Asthma runs strongly in families and has a heritability rate of up to 60%. Genetic studies offer a structured means for understanding the causes of asthma and for identifying targets of treatment for the syndrome. As with studies of other common complex diseases, genetic studies of asthma have led to considerable advances in the understanding of this disease. Genome‐wide association studies have greatly advanced the identification of the most important genes predisposing individuals to airway diseases. Several genes act in pathways that communicate the presence of epithelial damage to the adaptive immune system ; identification of these genes has provided a new focus for the development of effective therapies. Genetic findings have also led to a reassessment of the primacy of atopy in asthma and eczema (atopic dermatitis) ; these findings indicate that atopy is secondary to epithelial damage or other events in both diseases. Despite these advances, only a small component of the overall genetic contribution to asthma has been identified.
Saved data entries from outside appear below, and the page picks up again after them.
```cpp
__global__ __launch_bounds__(256) void k_theta_finalize(ThetaFinalizeArgs a, Dims d) {
  if (a.ctrl->done) return;
  __shared__ float red[256];
  __shared__ int s_last;
  const ThetaLayout L = theta_layout(d.C);
  const int C = d.C;
  const int nsm = (9 * C + 63) / 64;
  const int bx_all = blockIdx.x;
  const int wb = ((int)gridDim.x - 5 * nsm) / 2;
  if (bx_all >= 5 * nsm) {
    const int layer = (bx_all - 5 * nsm) / wb, bx = (bx_all - 5 * nsm) - layer * wb;
    const size_t CC = (size_t)C * C;
    const size_t n4 = 9 * CC / 4;
    const float4* wp = reinterpret_cast<const float4*>(a.wpart[layer]);
    float4* out = reinterpret_cast<float4*>(a.theta_out + L.wc[layer]);
    const size_t stride = (size_t)wb * 256;
    if (a.dU != nullptr) {
      const size_t cc4 = CC / 4;
      const float4* du = reinterpret_cast<const float4*>(a.dU + (size_t)layer * W4_COMPS * CC);
      for (size_t i = (size_t)bx * 256 + threadIdx.x; i < cc4; i += stride) {
        float4 tq[6][3];
#pragma unroll
        for (int xi = 0; xi < 6; ++xi) {
          float4 u[6];
#pragma unroll
          for (int nu = 0; nu < 6; ++nu) u[nu] = du[(size_t)(xi * 6 + nu) * cc4 + i];
#pragma unroll
          for (int kw = 0; kw < 3; ++kw) {
            float4 s = make_float4(0.f, 0.f, 0.f, 0.f);
#pragma unroll
            for (int nu = 0; nu < 6; ++nu) {
              const float gq = (float)W4_G[nu][kw];
              if (gq != 0.f) { s.x += gq * u[nu].x; s.y += gq * u[nu].y; s.z += gq * u[nu].z; s.w += gq * u[nu].w; }
            }
// ... 62 lines not shown
      a.theta_out[(which ? L.b[layer] : L.g[layer]) + (col - which * C)] = a.osign * v;
    }
    return;
  }
  if (on) {
    a.theta_out[L.wt[layer] + col] = a.osign * (v * eval_time(a.et));
    if (col >= 4 * C && col < 5 * C) a.theta_out[L.cb[layer] + (col - 4 * C)] = a.osign * v;
  }
  const int nb = (9 * C + 63) / 64;
  float* dotpart = a.sred + (size_t)2 * 9 * C;
  unsigned* counter = reinterpret_cast<unsigned*>(dotpart + 2 * nb);
  const float part = wave_sum(on ? v * a.wtime[layer][col] : 0.f);
#if defined(__HIP_DEVICE_COMPILE__) && !defined(__gfx950__)
#error "k_theta_finalize's fence-free hand-off is only valid on gfx950: use release/acquire on the counter elsewhere"
#endif
  if (cl == 0) {
    __hip_atomic_store(dotpart + layer * nb + bxs, part, __ATOMIC_RELAXED, __HIP_MEMORY_SCOPE_AGENT);
    asm volatile("s_waitcnt vmcnt(0)" ::: "memory");
    s_last = __hip_atomic_fetch_add(counter, 1u, __ATOMIC_RELAXED, __HIP_MEMORY_SCOPE_AGENT) == (unsigned)(2 * nb - 1);
  }
  __builtin_amdgcn_wave_barrier();
  if (!s_last) return;
  float tot = 0.f;
  for (int i = cl; i < 2 * nb; i += 64) tot += __hip_atomic_load(dotpart + i, __ATOMIC_RELAXED, __HIP_MEMORY_SCOPE_AGENT);
  tot = wave_sum(tot);
  if (cl == 0) {
    __hip_atomic_store(counter, 0u, __ATOMIC_RELAXED, __HIP_MEMORY_SCOPE_AGENT);
    if (a.write_scalar) a.ctrl->ts_k[a.kidx] = a.osign * tot;
    if (a.vjp_t_out) *a.vjp_t_out = a.osign * tot;
  }
}

void launch_theta_finalize(const Dims& d, const ThetaFinalizeArgs& a, hipStream_t s) {
  size_t wblocks = (9 * (size_t)d.C * d.C / 4 + 255) / 256;
  if (a.dU != nullptr) wblocks = ((size_t)d.C * d.C / 4 + 255) / 256;
  if (wblocks > 1024) wblocks = 1024;
  const size_t nsmall = (9 * (size_t)d.C + 63) / 64;
  hipLaunchKernelGGL(k_theta_finalize, dim3((unsigned)(5 * nsmall + 2 * wblocks)), dim3(256), 0, s, a, d);
}

__global__ __launch_bounds__(256) void k_lincomb(Comb c, const Ctrl* ctrl, float* out, size_t n) {
  const float scale = comb_scale(c, ctrl);
  float cf[7];
#pragma unroll
  for (int j = 0; j < 7; ++j) cf[j] = scale * c.coef[j];
  const size_t stride = (size_t)gridDim.x * 256;
  for (size_t i = (size_t)blockIdx.x * 256 + threadIdx.x; i < n; i += stride) {
    float s = 0.f;
    for (int j = 0; j < c.nk; ++j) s += cf[j] * c.k[j][i];
    out[i] = c.y[i] + s;
  }
}
void launch_lincomb(const Comb& c, const Ctrl* ctrl, float* out, size_t n, hipStream_t s) {
  size_t blocks = (n + 255) / 256;
  if (blocks > 2048) blocks = 2048;
  hipLaunchKernelGGL(k_lincomb, dim3((unsigned)blocks), dim3(256), 0, s, c, ctrl, out, n);
}

}
```

### neural-ode-features_amd/csrc/node_internal.h

```cpp
#pragma once
#include <hip/hip_runtime.h>
#include <stdint.h>
#include <stddef.h>

namespace node {

constexpr int KCH = 32;
constexpr int BN = 64;
constexpr int WG_THREADS = 256;

struct Dims {
  int N, C, H, W, HW, G, cpg;
  float eps;
  int Wp, Hp, SLOTS;
  int MARGIN;
  int BNE;
  int ntile;
  int nchunk;
  int BM;
  int S;
  int wino;
  int wgrad_wino;
  int wut;
  int tiny;
// ... 323 lines not shown
void launch_pack_weights_small(const Dims& d, const float* w, float* packed , hipStream_t s);
void launch_conv_small(const Dims& d, const ConvArgs& a, hipStream_t s);
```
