## Pack path state into one word of the cc record to cut per-lane loads

Adds a packed path-state form that puts depth, stage, a flag, the NEE sample index and the triangle id into the w word of the per-lane cc float4, so logic stages can often skip loading the la record. The cosine term moves out of rec_b.w into its own cosn array. The aim is fewer global memory loads and stores per path step in the megakernel. In exchange the code gains bit-width checks and branches, and keeps a fallback path when the scene's triangle or light counts do not fit.

```diff
diff --git a/cudaraytracing_amd/_capi.py b/cudaraytracing_amd/_capi.py
--- a/cudaraytracing_amd/_capi.py
+++ b/cudaraytracing_amd/_capi.py
@@ -166,7 +166,7 @@
 ABI_VERSION = 5
 
 EXPORTS = ["crt_strerror", "crt_last_error", "crt_abi_version", "crt_device_count", "crt_scene_create",
-           "crt_scene_accel_info", "crt_scene_destroy", "crt_task_obj", "crt_shard_slots", "crt_render", "crt_render_device", "crt_render_range", "crt_render_range_device", "crt_last_launch_ms", "crt_radiance_storage", "crt_preview", "crt_preview_device", "crt_variance", "crt_variance_device", "crt_render_aov", "crt_render_aov_device", "crt_denoise_defaults", "crt_denoise_scratch_bytes", "crt_denoise", "crt_denoise_device", "crt_denoise_var_defaults", "crt_denoise_var", "crt_denoise_var_device", "crt_multi_create", "crt_multi_destroy",
+           "crt_scene_accel_info", "crt_scene_destroy", "crt_task_obj", "crt_shard_slots", "crt_render", "crt_render_device", "crt_render_range", "crt_render_range_device", "crt_last_launch_ms", "crt_radiance_storage", "crt_state_pack_widths", "crt_path_state_form", "crt_preview", "crt_preview_device", "crt_variance", "crt_variance_device", "crt_render_aov", "crt_render_aov_device", "crt_denoise_defaults", "crt_denoise_scratch_bytes", "crt_denoise", "crt_denoise_device", "crt_denoise_var_defaults", "crt_denoise_var", "crt_denoise_var_device", "crt_multi_create", "crt_multi_destroy",
            "crt_multi_render", "crt_multi_frame_device", "crt_intersect",
            "crt_device_math", "crt_device_philox", "crt_device_rcp_check", "crt_scene_export", "crt_host_scene_create", "crt_host_scene_destroy",
            "crt_host_scene_add_obj", "crt_host_scene_set_bvh", "crt_host_scene_set_bvh_device", "crt_host_scene_desc", "crt_host_scene_num_objects",
@@ -205,6 +205,8 @@
                                           C.c_void_p, C.c_void_p, C.POINTER(Stats)]
     L.crt_last_launch_ms.argtypes = [C.c_void_p, C.POINTER(C.c_float), C.POINTER(C.c_uint32)]
     L.crt_radiance_storage.argtypes = [C.c_void_p, C.POINTER(C.c_uint64), C.POINTER(C.c_uint32)]
+    L.crt_state_pack_widths.argtypes = [C.c_uint64, C.c_uint64, C.POINTER(C.c_uint32), C.POINTER(C.c_uint32)]
+    L.crt_path_state_form.argtypes = [C.c_void_p, C.POINTER(C.c_uint32), C.POINTER(C.c_uint32), C.POINTER(C.c_uint32)]
     L.crt_preview.argtypes = [C.c_void_p, C.c_void_p, C.c_void_p, C.POINTER(C.c_uint32)]
     L.crt_preview_device.argtypes = [C.c_void_p, C.c_void_p, C.c_void_p, C.c_void_p, C.POINTER(C.c_uint32)]
     L.crt_variance.argtypes = [C.c_void_p, C.c_void_p, C.POINTER(C.c_uint32)]
diff --git a/cudaraytracing_amd/api.py b/cudaraytracing_amd/api.py
--- a/cudaraytracing_amd/api.py
+++ b/cudaraytracing_amd/api.py
@@ -258,6 +258,11 @@
         ms, n = C.c_float(), C.c_uint32()
         capi.check(capi.lib().crt_last_launch_ms(self._handle("last_launch_ms"), C.byref(ms), C.byref(n)), "crt_last_launch_ms")
         return float(ms.value), int(n.value)
+
+    def path_state_form(self):
+        p, q, t = C.c_uint32(0), C.c_uint32(0), C.c_uint32(0)
+        capi.check(capi.lib().crt_path_state_form(self._handle("path_state_form"), C.byref(p), C.byref(q), C.byref(t)), "crt_path_state_form")
+        return bool(p.value), int(q.value), int(t.value)
 
     def radiance_storage(self):
         b, r = C.c_uint64(), C.c_uint32()
diff --git a/cudaraytracing_amd/csrc/crt_mega3.h b/cudaraytracing_amd/csrc/crt_mega3.h
--- a/cudaraytracing_amd/csrc/crt_mega3.h
+++ b/cudaraytracing_amd/csrc/crt_mega3.h
@@ -103,7 +103,7 @@
     int32_t dbg_loads, dbg_valu;
 };
 
-static_assert(offsetof(MParams3, dbg_loads) == 748 && offsetof(MParams3, dbg_valu) == 752, "tools/bbprof/instrument.py reads the counter buffer's address from these two kernel-argument dwords");
+static_assert(offsetof(MParams3, dbg_loads) == 756 && offsetof(MParams3, dbg_valu) == 760, "tools/bbprof/instrument.py reads the counter buffer's address from these two kernel-argument dwords");
 
 
 typedef void (*Mega3Kernel)(const MParams3);
diff --git a/cudaraytracing_amd/csrc/crt_mega3.hip b/cudaraytracing_amd/csrc/crt_mega3.hip
--- a/cudaraytracing_amd/csrc/crt_mega3.hip
+++ b/cudaraytracing_amd/csrc/crt_mega3.hip
@@ -145,7 +145,7 @@
         for (int j = 0; j < CRT_FINISH_PF; j++) {
             const int vj = v - j > 0 ? v - j : 0;
             a[j] = gld_rec(&pl.rec_a[(size_t)vj * pl.n + slot]);
-            cs[j] = __uint_as_float(gld((const uint32_t*)&pl.rec_b[(size_t)vj * pl.n + slot].w));
+            cs[j] = __uint_as_float(gld((const uint32_t*)&pl.cosn[(size_t)vj * pl.n + slot]));
         }
 #pragma unroll
         for (int j = 0; j < CRT_FINISH_PF; j++) fm[j] = mat_row(tb, TNM_MAT(__float_as_uint(a[j].w)), 0);
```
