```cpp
#include "../../include/csmpn_hip.h"
#include "capi_common.hpp"
#include "cemlp_kernel.hpp"
#include "launch.hpp"

#define fail csmpn_fail

#define HIP_TRY(expr)                                                                         \
    do {                                                                                      \
        hipError_t e_ = (expr);                                                               \
        if (e_ != hipSuccess) return fail(CSMPN_ERR_HIP, "%s: %s", #expr, hipGetErrorString(e_)); \
    } while (0)

namespace csmpn {

inline int cdiv(int a, int b) { return (a + b - 1) / b; }
inline int rup(int a, int b) { return cdiv(a, b) * b; }

struct Switches {
    bool no_cl;
    bool no_cm;
    bool no_cm_bwd;
    bool no_pl;
    bool no_plw;
    bool plw8;
    bool no_pg;
    bool no_pq;
    bool no_share;
    bool no_phased;
    bool no_sliced;
    bool debug;
    bool quiet;
    int force_ps;
    int force_h;
    int min_lds_tiles;
    long phased_min_rows;
    long cl_cap_fwd, cl_cap_bwd;
};
const Switches& sw();
void note_kernel(const char* fmt, ...);
extern unsigned long long* g_stamps;

enum AlgId { ALG_NONE = -1, ALG_N2, ALG_N3, ALG_N4, ALG_N5, ALG_N5M, ALG_N4M, ALG_COUNT };
AlgId alg_id(const float* metric, int n);

struct AlgOps {
    int n, D, paths;
    bool h2, ps;
    const char* name;
    hipError_t (*launch_cemlp)(int mode, int var, int h, bool bwd, unsigned grid, unsigned block, size_t lds, hipStream_t st,
                               const DevCemlp& C, const RowIO& io);
    hipError_t (*launch_cemlp_ps)(int mode, bool bwd, unsigned grid, unsigned block, size_t lds, hipStream_t st, const DevCemlp& C,
                                  const RowIO& io);
    hipError_t (*launch_cemlp_wide)(int mode, bool bwd, unsigned grid, unsigned block, size_t lds, hipStream_t st, const DevCemlp& C,
                                    const RowIO& io);
    hipError_t (*launch_gp)(bool bwd, const float* a, const float* b, const float* gout, float* out, float* ga, float* gb, long rows,
                            hipStream_t st);
    const LaneUnit *pl, *plw, *pg;
};
const AlgOps& alg_ops(AlgId id);

struct Plan {
    AlgId id;
    const csmpn_block_params* blocks;
    DevCemlp C;
    PackDesc P;
    size_t pack_f4;
    unsigned threads;
    size_t lds_bytes;
    unsigned grid_cap;
    int var;
    int H;
    bool ps;
    bool det_general;
    bool wide;
    void* workspace;
    size_t workspace_bytes;
};
int make_plan(AlgId id, const csmpn_block_params* blocks, const csmpn_block_grads* grads, int nblk, void* workspace,
              size_t workspace_bytes, bool bwd, int stage_rowlen, bool use_saved, long rows, Plan& plan, bool deterministic = false);
int run_pack(const Plan& plan, hipStream_t st);
size_t plan_front_bytes(int n, const csmpn_block_params* blocks, int nblk);

inline char* tail_region(const Plan& plan, size_t bytes, size_t align) {
    return static_cast<char*>(plan.workspace) + ((plan.workspace_bytes - bytes) & ~(align - 1));
}
constexpr size_t kTailPad = 16, kTailAlign = 256;
constexpr size_t kTailSlack = kTailPad + kTailAlign;
constexpr size_t kAdmitSlack = 1024;
constexpr size_t kBoundSlack = kTailAlign;

template <class Block, class F>
inline void for_each_grad_tensor(Block& B, int G, int P, F&& f) {
    f(B.gW1, (B.w1_sub ? G : 1) * B.O * B.I, true); f(B.gWR, G * B.O * B.O, true); f(B.gWL, G * B.O * B.O, true);
    f(B.gb1, B.O, B.has_b1 != 0); f(B.gsa, B.O * G, true); f(B.gsb, B.O * G, true); f(B.gw, B.O * P, true);
    f(B.gan, B.O * G, true); f(B.gbL, B.O, true); f(B.gla, B.O, true);
}
int mirror_total(int G, int P, const csmpn_block_params* blocks, int nblk);

constexpr int kDetGroups = 512;
struct DetSlices {
    float* base;
    int floats;
    int groups;
};
size_t det_slice_bytes(int n, const csmpn_block_params* blocks, int nblk);
int det_slices(const Plan& plan, bool required, DetSlices& S);
int det_launch_begin(const Plan& plan, const DetSlices& S, long grid, DevCemlp& Cd, hipStream_t st);
int det_reduce(const Plan& plan, const DetSlices& S, long grid, hipStream_t st);

struct SavedLayout {
    size_t inputs_ch, handover_ch, state_ch;
    size_t handover_off, state_off, total;
};
SavedLayout saved_layout(int n, const csmpn_block_params* blocks, int nblk, int64_t rows, uint32_t flags);
bool pq_plain_shape(int n, const csmpn_block_params* blocks, int nblk);
bool general_phased_shape(int n, const csmpn_block_params* blocks, int nblk);
size_t family_tail_bytes(int n, const csmpn_block_params* blocks, int nblk);

int run_rows(const Plan& plan, int mode, bool bwd, const RowIO& io_in, hipStream_t st, bool need_pack, bool tables_ready = false,
             SliceSet* deferred = nullptr);
bool plw_serves(const Plan& plan, int mode, bool bwd, const RowIO& io);

}
```

### include/csmpn_hip.h

```cpp
#ifndef CSMPN_HIP_H
#define CSMPN_HIP_H

#include <stddef.h>
#include <stdint.h>

#ifdef __cplusplus
extern "C" {
#endif

#define CSMPN_MAX_BLOCKS 4
#define CSMPN_OK 0
#define CSMPN_ERR_UNSUPPORTED 1
#define CSMPN_ERR_INVALID 2
#define CSMPN_ERR_HIP 3

#define CSMPN_FLAG_NO_VALIDATE 2u
#define CSMPN_FLAG_WEIGHTS_PACKED 1u

#define CSMPN_FLAG_DETERMINISTIC 4u
#define CSMPN_FLAG_SAVE_STATE 8u

typedef struct csmpn_block_params {
    int32_t in_features;
    int32_t out_features;
    int32_t lin_subspaces;
    int32_t reserved;
    const float* lin_w;
    const float* lin_b;
    const float* silu_a;
    const float* silu_b;
    const float* gp_w;
    const float* norm_a;
    const float* right_w;
    const float* left_w;
    const float* left_b;
    const float* ln_a;
} csmpn_block_params;

typedef struct csmpn_block_grads {
    float* lin_w;
    float* lin_b;
    float* silu_a;
    float* silu_b;
    float* gp_w;
    float* norm_a;
    float* right_w;
    float* left_w;
    float* left_b;
    float* ln_a;
} csmpn_block_grads;

int csmpn_metric_supported(const float* metric_host, int n);

int csmpn_algebra_tables(const float* metric_host, int n, float* cayley, int64_t* index_to_bitmap,
                         int64_t* bitmap_to_index, int64_t* grades, int64_t* subspaces, uint8_t* paths);

int csmpn_geometric_product_forward(const float* metric_host, int n, const float* a, const float* b,
                                    float* out, int64_t rows, void* stream);
int csmpn_geometric_product_backward(const float* metric_host, int n, const float* a, const float* b,
                                     const float* gout, float* ga, float* gb, int64_t rows, void* stream);

size_t csmpn_cemlp_workspace_bytes(int n, const csmpn_block_params* blocks, int n_blocks);

size_t csmpn_cemlp_saved_floats_per_row(int n, const csmpn_block_params* blocks, int n_blocks);
size_t csmpn_cemlp_saved_floats(int n, const csmpn_block_params* blocks, int n_blocks, int64_t rows, uint32_t flags);

int csmpn_cemlp_forward(const float* metric_host, int n, const csmpn_block_params* blocks, int n_blocks,
                        const float* x, int64_t rows, float* y, float* save_inputs, void* workspace, size_t workspace_bytes,
                        uint32_t flags, void* stream);

int csmpn_cemlp_backward(const float* metric_host, int n, const csmpn_block_params* blocks,
                         const csmpn_block_grads* grads, int n_blocks, const float* x, const float* gy,
                         int64_t rows, float* gx, const float* saved_inputs, void* workspace, size_t workspace_bytes, uint32_t flags, void* stream);

int csmpn_mvlinear_forward(int n, const float* x, const float* weight, const float* bias, int64_t rows,
                           int32_t in_features, int32_t out_features, int32_t subspaces, float* y, void* stream);
int csmpn_mvlinear_backward(int n, const float* x, const float* weight, const float* gy, int64_t rows,
                            int32_t in_features, int32_t out_features, int32_t subspaces, float* gx, float* g_weight,
                            float* g_bias, void* stream);
size_t csmpn_mvlinear_backward_det_bytes(int n, int64_t rows, int32_t in_features, int32_t out_features, int32_t subspaces);
int csmpn_mvlinear_backward_det(int n, const float* x, const float* weight, const float* gy, int64_t rows,
                                int32_t in_features, int32_t out_features, int32_t subspaces, float* gx, float* g_weight,
                                float* g_bias, void* workspace, size_t workspace_bytes, void* stream);

int csmpn_mvsilu_forward(const float* metric_host, int n, const float* x, const float* a, const float* b, int64_t rows,
                         int32_t channels, float* y, void* stream);
int csmpn_mvsilu_backward(const float* metric_host, int n, const float* x, const float* a, const float* b, const float* gy,
                          int64_t rows, int32_t channels, float* gx, float* g_a, float* g_b, void* stream);
int csmpn_mvnorm_forward(const float* metric_host, int n, const float* x, const float* a, int64_t rows, int32_t channels,
                         float* y, void* stream);
int csmpn_mvnorm_backward(const float* metric_host, int n, const float* x, const float* a, const float* gy, int64_t rows,
                          int32_t channels, float* gx, float* g_a, void* stream);
int csmpn_mvlayernorm_forward(const float* metric_host, int n, const float* x, const float* a, int64_t rows,
                              int32_t channels, float* y, void* stream);
int csmpn_mvlayernorm_backward(const float* metric_host, int n, const float* x, const float* a, const float* gy,
                               int64_t rows, int32_t channels, float* gx, float* g_a, void* stream);
int csmpn_wgp_forward(const float* metric_host, int n, const float* z, const float* r, const float* weight, int64_t rows,
                      int32_t channels, float* y, void* stream);
int csmpn_wgp_backward(const float* metric_host, int n, const float* z, const float* r, const float* weight,
                       const float* gy, int64_t rows, int32_t channels, float* gz, float* gr, float* g_weight, void* stream);

#define CSMPN_LAYER_MVSILU 0
#define CSMPN_LAYER_MVNORM 1
#define CSMPN_LAYER_MVLAYERNORM 2
#define CSMPN_LAYER_WGP 3
size_t csmpn_small_layer_det_bytes(int op, int n, int64_t rows, int32_t channels);
int csmpn_mvsilu_backward_det(const float* metric_host, int n, const float* x, const float* a, const float* b, const float* gy,
                              int64_t rows, int32_t channels, float* gx, float* g_a, float* g_b, void* workspace,
                              size_t workspace_bytes, void* stream);
int csmpn_mvnorm_backward_det(const float* metric_host, int n, const float* x, const float* a, const float* gy, int64_t rows,
                              int32_t channels, float* gx, float* g_a, void* workspace, size_t workspace_bytes, void* stream);
int csmpn_mvlayernorm_forward_det(const float* metric_host, int n, const float* x, const float* a, int64_t rows,
                                  int32_t channels, float* y, void* stream);
int csmpn_mvlayernorm_backward_det(const float* metric_host, int n, const float* x, const float* a, const float* gy,
                                   int64_t rows, int32_t channels, float* gx, float* g_a, void* workspace, size_t workspace_bytes,
                                   void* stream);
int csmpn_wgp_backward_det(const float* metric_host, int n, const float* z, const float* r, const float* weight, const float* gy,
                           int64_t rows, int32_t channels, float* gz, float* gr, float* g_weight, void* workspace,
                           size_t workspace_bytes, void* stream);

size_t csmpn_csr_workspace_bytes(int64_t n_edges, int64_t n_nodes);
int csmpn_csr_build(const int64_t* edge_index, int64_t n_edges, int64_t n_nodes, int32_t* perm,
                    int32_t* src_sorted, int32_t* dst_sorted, int32_t* in_degree, int32_t* row_ptr,
                    void* workspace, size_t workspace_bytes, uint32_t flags, void* stream);

int csmpn_csr_source_order(const int32_t* src_sorted, int64_t n_edges, int64_t n_nodes, int32_t* order,
                           int32_t* row_ptr_src, void* workspace, size_t workspace_bytes, void* stream);

int csmpn_segment_reduce(const float* rows, int64_t row_floats, int64_t n_nodes, const int32_t* add_ptr,
                         const int32_t* add_order, const int32_t* sub_ptr, const int32_t* sub_order, float* out,
                         int32_t accumulate, void* stream);

int csmpn_egcl_edge_forward(const float* metric_host, int n, const csmpn_block_params* blocks, int n_blocks,
                            const float* h, int32_t channels, const float* edge_attr, int32_t attr_channels,
                            const int32_t* perm, const int32_t* src_sorted, const int32_t* dst_sorted,
                            int64_t n_edges, int64_t n_nodes, float* agg, float* save_inputs, void* workspace,
                            size_t workspace_bytes, uint32_t flags, void* stream);
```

This missing heritability may be due to multiple genes of small effects (polygenes), rare highly penetrant mutations, or epigenetic modifications of gene function. Further work is necessary to understand the biological consequences of the known susceptibility variants ; the most immediate challenge in this field is the systematic analysis of the precise functions of these genes in the pathogenesis of asthma. Detailed functional dissection of the roles of these genes in asthma will point the way to new therapies for the disease.